TAMOXIFEN HEXAL® instructions

P N011849/01 [П N011849/01]

Tamoxifen

Tamoxifen

Film-coated tablets

Active Ingredient: Tamoxifen citrate 15.2 mg, 30.4 mg, 45.6 mg, or 60.8 mg, equivalent to 10 mg, 20 mg, 30 mg, or 40 mg of tamoxifen, respectively.

Excipients: Lactose monohydrate: 71.3 mg, 142.6 mg, 213.9 mg, or 285.2 mg., Sodium starch glycolate: 10.0 mg, 20.0 mg, 30.0 mg, or 40.0 mg., Povidone: 2.5 mg, 5.0 mg, 7.5 mg, or 10.0 mg., Microcrystalline cellulose: 24.8 mg, 49.6 mg, 74.4 mg, or 99.2 mg., Magnesium stearate: 1.2 mg, 2.4 mg, 3.6 mg, or 4.8 mg.

Coating: White opadry coating: 2.5 mg, 5.0 mg, 7.5 mg, or 10.0 mg, consisting of: Lactose: 0.9 mg, 1.8 mg, 2.7 mg, or 3.6 mg, Titanium dioxide: 0.65 mg, 1.3 mg, 1.95 mg, or 2.6 mg., Hypromellose: 0.7 mg, 1.4 mg, 2.1 mg, or 2.8 mg., PEG 4000: 0.25 mg, 0.5 mg, 0.75 mg, or 1.0 mg

10 mg Tablets: Round, white or slightly yellowish, biconvex, film-coated tablets with a smooth surface.

20 mg Tablets: Round, white or slightly yellowish, biconvex, film-coated tablets with a score line on one side and a smooth surface.

30 mg Tablets: Round, white or slightly yellowish, biconvex, film-coated tablets with a smooth surface.

40 mg Tablets: Round, white or slightly yellowish, biconvex, film-coated tablets with a score line on one side and a smooth surface.

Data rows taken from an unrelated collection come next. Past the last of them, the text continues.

# waiwera/waiwera

Hardware: AMD Instinct MI355X
Metric: Newton steps/sec, 10M-cell eos_we (BCSR SpMV GB/s in roofline) (higher is better)
Workload: dtype f64

## Files before the change

### include/waiwera_hip_bench.h

```cpp
#ifndef WAIWERA_HIP_BENCH_H
#define WAIWERA_HIP_BENCH_H
#include "waiwera_hip.h"
#ifdef __cplusplus
extern "C" {
#endif

int wai_comm_stats(wai_ctx *ctx, long long *allreduces, long long *exchanges);
int wai_gather_stats(wai_ctx *ctx, long long *gathers);
int wai_launch_stats(wai_ctx *ctx, long long *kernels, long long *copies);
int wai_tracer_stats(wai_ctx *ctx, long long *assembly_sweeps);

int wai_bench_mute_comm(wai_ctx *ctx, int on);
int wai_test_drop_partials(wai_ctx *ctx, int n);
int wai_test_drop_stream_wait(wai_ctx *ctx, int which);
int wai_test_network_pass(wai_ctx *ctx, const double *raw2n, double *sources6, double *groups6, double *reinjectors8,
                          double *net2n, double *enth_n);
int wai_test_network_stats(wai_ctx *ctx, long long *passes, long long *host_waits);
int wai_test_coupling_build_stats(wai_ctx *ctx, long long *launches, long long *columns, long long *chunks);
int wai_test_network_lds(wai_ctx *ctx, int *limit, int *needed);
int wai_test_device_memory(long long *allocations, long long *bytes);
int wai_test_pc_operator(wai_ctx *ctx, int spmv, const double *x, const double *x2, double alpha, int dot_mode,
                         const double *aux, int split, int fin_phase, const double *scal_in, double *z, double *scal_out);
int wai_pc_axpy_capable(wai_ctx *ctx);
int wai_test_partial_count(wai_ctx *ctx);
int wai_test_desc_templates(wai_ctx *ctx, int *bricks, int *rows);
int wai_test_pack_groups(wai_ctx *ctx, int list, int *shared, int *table, int cap);
int wai_test_tile_schedule(wai_ctx *ctx, int extended, int *facts);
enum { WAI_KV_DOT = 0, WAI_KV_DOTS, WAI_KV_WAXPY, WAI_KV_BCGS_P, WAI_KV_BCGS_S, WAI_KV_BCGS_XR, WAI_KV_BCGS_XRP,
       WAI_KV_BCGS_XRP_DERIVE, WAI_KV_SCALARS, WAI_KV_MDOT, WAI_KV_MAXPY_NORM, WAI_KV_SCALE_TO, WAI_KV_UPDATE_X };
int wai_test_krylov_vec(wai_ctx *ctx, int op, int variant, int n, int k, long long ld, long long len, double alpha,
                        double *vecs, double *basis, const double *coef, double *scal, double *post);
int wai_halo_size(wai_ctx *ctx, int dof, long long *bytes_sent, int *n_neighbours);

int wai_timer_start(wai_ctx *ctx);
int wai_timer_stop(wai_ctx *ctx, float *ms);
int wai_bench_kernel(wai_ctx *ctx, int which, int reps, float *ms_per_launch);
int wai_bcgs_composed(wai_ctx *ctx);
int wai_profile_enable(wai_ctx *ctx, int on);
int wai_profile_get(wai_ctx *ctx, int kclass, double *ms, long long *launches);
// ... 7 lines not shown
```

### waiwera_amd/csrc/capi.hip

```cpp
#include "host.hpp"

using namespace wai;

namespace wai {

int fetch_flags(wai_ctx* c, int out[4]) {
  if (c->comm && c->comm->nranks > 1) {
    HIPCHK(c, hipMemcpyAsync(c->h_flags, c->d_flags, 4 * sizeof(int), hipMemcpyDeviceToHost, c->stream));
    HIPCHK(c, hipStreamSynchronize(c->stream));
    double v[4] = {(double)c->h_flags[0], -(double)c->h_flags[1], (double)c->h_flags[2], (double)c->h_flags[3]};
    HIPCHK(c, hipMemcpyAsync(c->d_red + 2048, v, sizeof(v), hipMemcpyHostToDevice, c->stream));
    if (comm_allreduce(c->comm, c->d_red + 2048, 4, 1, c->stream, c->err)) return -1;
    HIPCHK(c, hipMemcpyAsync(c->h_red + 8, c->d_red + 2048, sizeof(v), hipMemcpyDeviceToHost, c->stream));
    HIPCHK(c, hipStreamSynchronize(c->stream));
    out[0] = (int)c->h_red[8]; out[1] = c->h_flags[1]; out[2] = (int)c->h_red[10]; out[3] = (int)c->h_red[11];
  } else {
    HIPCHK(c, hipMemcpyAsync(c->h_flags, c->d_flags, 4 * sizeof(int), hipMemcpyDeviceToHost, c->stream));
    HIPCHK(c, hipStreamSynchronize(c->stream));
    for (int i = 0; i < 4; i++) out[i] = c->h_flags[i];
  }
  HIPCHK(c, hipMemcpyAsync(c->d_flags, FLAGS_RESET, sizeof(FLAGS_RESET), hipMemcpyHostToDevice, c->stream));
  return 0;
}

// ... 10 lines not shown
  }
  int fl[4];
  if (fetch_flags(c, fl)) return -1;
  return fl[0] ? 1 : 0;
}

int do_residual(wai_ctx* c, double dt, double* y, const double* lhs_old, double* f) {
  int e = do_pre_eval(c, y);
  if (e) return e;
  if (c->net.on && network_update(c)) return -1;
  Prof p(c, KC_RESIDUAL);
  launch_residual(c, dt, lhs_old, f, nullptr, nullptr);
  return 0;
}

int do_jacobian(wai_ctx* c, double dt, const double* y, const double* lhs_old) {
  {
    Prof p(c, KC_EOS);
    launch_eos(c, y, 0, c->mesh.n_prim, true);
  }
  int fl[4];
  if (fetch_flags(c, fl)) return -1;
  if (fl[0]) return 1;
  Prof p(c, KC_JACOBIAN);
  if (launch_jacobian(c, dt, lhs_old)) return -1;
  pc_invalidate(c, c->flow);
  return network_couplings(c, dt, const_cast<double*>(y), lhs_old);
}

int do_norm2(wai_ctx* c, const double* v, double* out) {
  vec_dot(c, v, v, c->flow.n, S_W2);
  if (allreduce_scal(c, S_W2, 1)) return -1;
  if (read_scal(c, S_W2, 1)) return -1;
  *out = std::sqrt(c->ks.h_scal[S_W2]);
  return 0;
}

int do_max_scaled(wai_ctx* c, const double* v, const double* scale, double tol, double* val, int* idx) {
  if (launch_max_scaled(c, v, scale, tol, val, idx)) return -1;
  if (c->comm && c->comm->nranks > 1) {
// ... 385 lines not shown
```

### waiwera_amd/csrc/context.hip

```cpp
#include "host.hpp"
#include "cell_order.hpp"
#include <cstdio>

using namespace wai;

namespace wai {

int alloc_krylov_vecs(wai_ctx* c, KrylovVecs& k, size_t nl) {
  for (auto p : {&k.R, &k.RP, &k.P, &k.V, &k.S, &k.T, &k.tmp, &k.X_own})
    if (!*p && p->alloc_zeroed(c, nl + 16)) return -1;
  k.X = k.X_own;
  return 0;
}
int ensure_basis(wai_ctx* c, LinSys& sys, int m) {
  KrylovVecs& k = *sys.kv;
  if (k.basis && k.basis_m >= m) return 0;
  k.basis_m = m;
  return k.basis.alloc_zeroed(c, (size_t)(m + 4) * sys.nl);
}
int ensure_bcgsl_vecs(wai_ctx* c, KrylovVecs& k, size_t nl) {
  if (k.bl) return 0;
  return k.bl.alloc_zeroed(c, BCGSL_VECS * (nl + 16));
}
Bcsr matrix_on(const Pattern& p, int bs, double* val) {
// ... 2 lines not shown
  A.bs = bs; A.val = val;
  return A;
}
static KspOpts ksp_of(const wai_solver_opts& o) {
  KspOpts k;
  k.type = o.ksp_type; k.restart = o.gmres_restart; k.max_its = o.ksp_max_its; k.rtol = o.ksp_rtol; k.atol = o.ksp_atol;
  return k;
}

Handles::~Handles() {
  for (hipEvent_t e : {ev0, ev1, ev_scal, ev_pack, ev_halo}) if (e) (void)hipEventDestroy(e);
  if (comm_stream) (void)hipStreamDestroy(comm_stream);
  for (hipEvent_t e : {pev0, pev1}) if (e) (void)hipEventDestroy(e);
  if (stream) (void)hipStreamDestroy(stream);
  comm_destroy(comm);
}

}

static int create_handles(wai_ctx* c, int device) {
  c->device = device;
  HIPCHK(c, hipSetDevice(device));
  {
    int ncu = 0;
    if (hipDeviceGetAttribute(&ncu, hipDeviceAttributeMultiprocessorCount, device) == hipSuccess && ncu > 0) c->n_cu = ncu;
    int lds = 0;
    if (hipDeviceGetAttribute(&lds, hipDeviceAttributeMaxSharedMemoryPerBlock, device) == hipSuccess && lds > 0) c->lds_per_block = (size_t)lds;
  }
  HIPCHK(c, hipStreamCreateWithFlags(&c->stream, hipStreamNonBlocking));
  HIPCHK(c, hipEventCreate(&c->ev0)); HIPCHK(c, hipEventCreate(&c->ev1));
// ... 96 lines not shown
    std::vector<int> cs(N, -1);
    if (c->mesh.cell_src.upload(c, cs)) return -1;
  }
  std::vector<int> sub;
  if (md->sub_ptr && md->n_sub > 0) sub.assign(md->sub_ptr, md->sub_ptr + md->n_sub + 1);
  else sub = {0, N};
  return build_schedule(c, c->ilu, J.h_rowptr, J.h_colidx, sub, N, J.W, np, true);
}

static int create_vectors(wai_ctx* c) {
  const DeviceMesh& m = c->mesh;
  const int NL = m.n_local, np = c->np;
  LinSys& flow = c->flow;
  const size_t nl = (size_t)np * m.n_prim, n = (size_t)np * m.n_owned;
  const size_t fsz = (size_t)c->df * NL;
  if (c->flu.alloc_zeroed(c, fsz) || c->flu_last_iter.alloc(c, fsz) || c->flu_last_step.alloc(c, fsz) ||
      c->flu_pert.alloc(c, (size_t)np * c->df * m.n_prim) || c->hstep.alloc(c, nl))
    return -1;
  {
    std::vector<double> ones(NL, 1.0);
    HIPCHK(c, hipMemcpy(c->flu + (size_t)F_REGION * NL, ones.data(), NL * sizeof(double), hipMemcpyHostToDevice));
    HIPCHK(c, hipMemcpy(c->flu + (size_t)F_OLD_REGION * NL, ones.data(), NL * sizeof(double), hipMemcpyHostToDevice));
  }
  for (auto p : {&c->w_y, &c->w_yold, &c->w_delta, &c->w_f, &c->w_lhs, &c->w_a, &c->w_b, &c->w_c, &c->w_lhs2, &c->w_hist,
                 &c->w_hist_prev})
    if (p->alloc_zeroed(c, nl + 16)) return -1;
  flow.n = (int)n; flow.nl = (int)nl;
  if (alloc_krylov_vecs(c, c->kv, nl)) return -1;
  if (c->opts.gmres_restart > MAX_RESTART) { c->err = "gmres restart above 40 is not supported"; return -2; }
  c->kv.basis_m = basis_vectors(c->opts.gmres_restart);
  if ((flow.ksp.type == WAI_KSP_GMRES || flow.ksp.type == WAI_KSP_LGMRES) && ensure_basis(c, flow, c->kv.basis_m)) return -1;
  return 0;
// ... 321 lines not shown
```

### waiwera_amd/csrc/context.hpp

```cpp
#pragma once
#include <hip/hip_runtime.h>
#include <string>
#include <type_traits>
#include <vector>
#include "../../include/waiwera_hip.h"
#include "colour_order.hpp"
#include "coupling_batch.hpp"
#include "devbuf.hpp"
#include "ilu_schedule.hpp"
#include "mesh_pattern.hpp"
#include "network_pass.hpp"
#include "network_wave.hpp"
#include "physics.hip.h"
#include "tile_schedule.hpp"

namespace wai {

__host__ __device__ __forceinline__ size_t ell_ld(size_t n) {
  size_t ld = (n + 511) & ~(size_t)511;
  if ((ld & 262143) == 0) ld += 512;
  return ld;
}
__host__ __device__ __forceinline__ size_t ell_rows(int bs, size_t n) {
  if (bs >= 3) return ell_ld(n);
// ... 400 lines not shown
  wai::DevBuf<double> w_hist;
  wai::DevBuf<double> w_hist_prev;
  double dt_last_prev = 0.0;
  bool can_reject = false;
  bool prof_on = false;
  bool last_iter_partial = false;
  double prof_ms[wai::KC_COUNT] = {0};
  long long prof_n[wai::KC_COUNT] = {0};
  std::string err;
  bool bc_set = false;
  int dbg = 0;
};

namespace wai {
int launch_eos(wai_ctx* c, const double* y, int first, int count, bool perturbed);
int launch_residual(wai_ctx* c, double dt, const double* lhs_old, double* f, double* lhs_out,
                    double* rhs_out, const int* only = nullptr, int n_only = 0);
int launch_jacobian(wai_ctx* c, double dt, const double* lhs_old);
int launch_transitions(wai_ctx* c, const double* y_old, double* search, double* y);
int launch_tracer_assemble(wai_ctx* c, const TracerForm& tf, const double* alx_last,
                           const double* alx_last2, double* b);
int launch_tracer_assemble_all(wai_ctx* c, int method, double dt, double ratio, const double* alx_last,
                               const double* alx_last2, double* b);
int launch_tracer_lhs(wai_ctx* c, double* Al);
int launch_separator(wai_ctx* c, double pressure, double* out);
int launch_face_fluxes(wai_ctx* c, const int* face_cells, double* out);
int launch_source_rates(wai_ctx* c, double* out, bool raw = false);
int launch_network_pass(wai_ctx* c, const double* raw, double* net, double* enth, double* state_out, bool wave);
int net_wave_allow_lds(wai_ctx* c, const void* kernel, int bit, size_t* bytes);
int launch_cp_perturb(wai_ctx* c, double* p, double* yh);
int launch_cp_restore(wai_ctx* c, double* p, const double* yh);
int launch_cp_diff(wai_ctx* c, int ml, int m, int bs, int j, int k, const double* g, const double* yh, double* val, int* flag);
int launch_coupling_batch(wai_ctx* c, const CouplingBatch& b, int col0, int ncol, double dt, const double* y, const double* lhs_old,
// ... 70 lines not shown
```

### waiwera_amd/csrc/kernels_factor.hip

```cpp
#include "linalg_device.hip.h"
#include "pc_lu.hip.h"

namespace wai {

template <int BS>
__global__ void k_ilu_factor(int n, int nsub, const int* __restrict__ sub_ptr,
                             const int* __restrict__ sub_nlev, const int* __restrict__ row_info,
                             const int* __restrict__ col, double* fval, double* __restrict__ dinv,
                             int* flags) {
  constexpr int BB = BS * BS;
  const int s = xcd_remap(blockIdx.x, nsub);
  if (s >= nsub) return;
  const int lo = sub_ptr[s], R = sub_ptr[s + 1] - lo;
  const int nlf = sub_nlev[s] & 0xffff;
  const int i = lo + threadIdx.x;
  const bool active = (int)threadIdx.x < R;
  int lfirst = 0, dslot = 0, ulast = 0, lf = -1, lb = 0;
  if (active) unpack_info(row_info[i], lfirst, dslot, ulast, lf, lb);
  for (int lev = 0; lev < nlf; lev++) {
    if (active && lf == lev) {
      for (int q = lfirst; q < dslot; q++) {
        const int k = col[(size_t)q * n + i];
        int kl, kd, ku, kf, kb;
        unpack_info(row_info[k], kl, kd, ku, kf, kb);
// ... 109 lines not shown
      double piv[BB], inv[BB];
#pragma unroll
      for (int z = 0; z < BB; z++) piv[z] = fval[vix<BS>(n, dslot, z, i)];
      if (!block_inverse<BS>(piv, inv)) atomicMax(&flags[0], 1);
#pragma unroll
      for (int z = 0; z < BB; z++) {
        fval[vix<BS>(n, dslot, z, i)] = inv[z];
        dinv[dix<BS>(n, z, i)] = inv[z];
      }
    }
    __threadfence_block();
    __syncthreads();
  }
}

template <int BS, bool PRE>
__global__ void k_dilu_pivots(int n, int nsub, const int* __restrict__ sub_ptr,
                              const int* __restrict__ sub_nlev, const int* __restrict__ row_info,
                              const int* __restrict__ col, const double* __restrict__ aval,
                              double* __restrict__ dinv, int* flags) {
  constexpr int BB = BS * BS;
  extern __shared__ double pinv[];
  const int s = xcd_remap(blockIdx.x, nsub);
  if (s >= nsub) return;
  const int lo = sub_ptr[s], R = sub_ptr[s + 1] - lo;
  const int nlf = sub_nlev[s] & 0xffff;
  const int tid = threadIdx.x, i = lo + tid;
  const bool active = tid < R;
  int lfirst = 0, dslot = 0, ulast = 0, lf = -1, lb = 0;
  double P[BB];
#pragma unroll
  for (int e = 0; e < BB; e++) P[e] = 0.0;
  if (active) {
    unpack_info(row_info[i], lfirst, dslot, ulast, lf, lb);
    load_block<BS>(aval, n, dslot, i, P);
  }
  constexpr int NP = PRE ? 3 : 1;
  double paik[NP][BB], paki[NP][BB];
  int pk_off[NP];
  if constexpr (PRE) {
#pragma unroll
    for (int p = 0; p < NP; p++) {
      pk_off[p] = -1;
#pragma unroll
      for (int e = 0; e < BB; e++) { paik[p][e] = 0.0; paki[p][e] = 0.0; }
      const int q = lfirst + p;
      if (active && q < dslot) {
        const int k = col[(size_t)q * n + i];
        int kl, kd, ku, kf, kb;
        unpack_info(row_info[k], kl, kd, ku, kf, kb);
        load_block<BS>(aval, n, q, i, paik[p]);
// ... 41 lines not shown
          for (int e = 0; e < BB; e++) aki[e] = 0.0;
          for (int r2 = kd + 1; r2 < ku; r2++)
            if (col[(size_t)r2 * n + k] == i) { load_block<BS>(aval, n, r2, k, aki); break; }
          update(aik, pinv + (size_t)(k - lo) * BB, aki);
        }
      }
      double inv[BB];
      if (!block_inverse<BS>(P, inv)) atomicMax(&flags[0], 1);
#pragma unroll
      for (int e = 0; e < BB; e++) {
        pinv[(size_t)tid * BB + e] = inv[e];
        dinv[dix<BS>(n, e, i)] = inv[e];
      }
    }
    __syncthreads();
  }
}

template <int BS, int NPL, bool RAIK>
__global__ __launch_bounds__(256) void k_dilu_pivots_lds(int n, int nsub, int cap, const int* __restrict__ sub_ptr,
                                  const int* __restrict__ sub_nlev, const int* __restrict__ row_info,
                                  const int* __restrict__ row_tslot, const int* __restrict__ col,
                                  const double* __restrict__ aval, double* __restrict__ dinv, int* flags) {
  constexpr int BB = BS * BS;
  extern __shared__ double sm[];
  const int s = xcd_remap(blockIdx.x, nsub);
  if (s >= nsub) return;
  const int lo = sub_ptr[s], R = sub_ptr[s + 1] - lo;
  const int nlf = sub_nlev[s] & 0xffff;
  const int tid = threadIdx.x, i = lo + tid;
// ... 79 lines not shown
    __syncthreads();
  }
}

template <int BS>
__global__ __launch_bounds__(TPB) void k_scale_rows(int n, int W, const double* __restrict__ aval,
                                                    const double* __restrict__ dinv, double* __restrict__ sval) {
  constexpr int BB = BS * BS;
  const int i = blockIdx.x * TPB + threadIdx.x;
  if (i >= n) return;
  double d[BB];
  load_pivot<BS>(dinv, n, i, d);
  for (int q = 0; q < W; q++) {
    double a[BB];
    load_block<BS>(aval, n, q, i, a);
#pragma unroll
    for (int r = 0; r < BS; r++)
#pragma unroll
      for (int c = 0; c < BS; c++) {
        double t = 0.0;
#pragma unroll
        for (int e = 0; e < BS; e++) t += d[r * BS + e] * a[e * BS + c];
        sval[vix<BS>(n, q, r * BS + c, i)] = t;
      }
  }
}
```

Antineoplastic agent – antiestrogen

L02BA01

Tamoxifen is a non-steroidal triphenylethylene derivative with both estrogen antagonist and agonist properties in different tissues. In breast cancer patients, tamoxifen primarily acts as an antiestrogen by blocking estrogen receptors in tumor cells.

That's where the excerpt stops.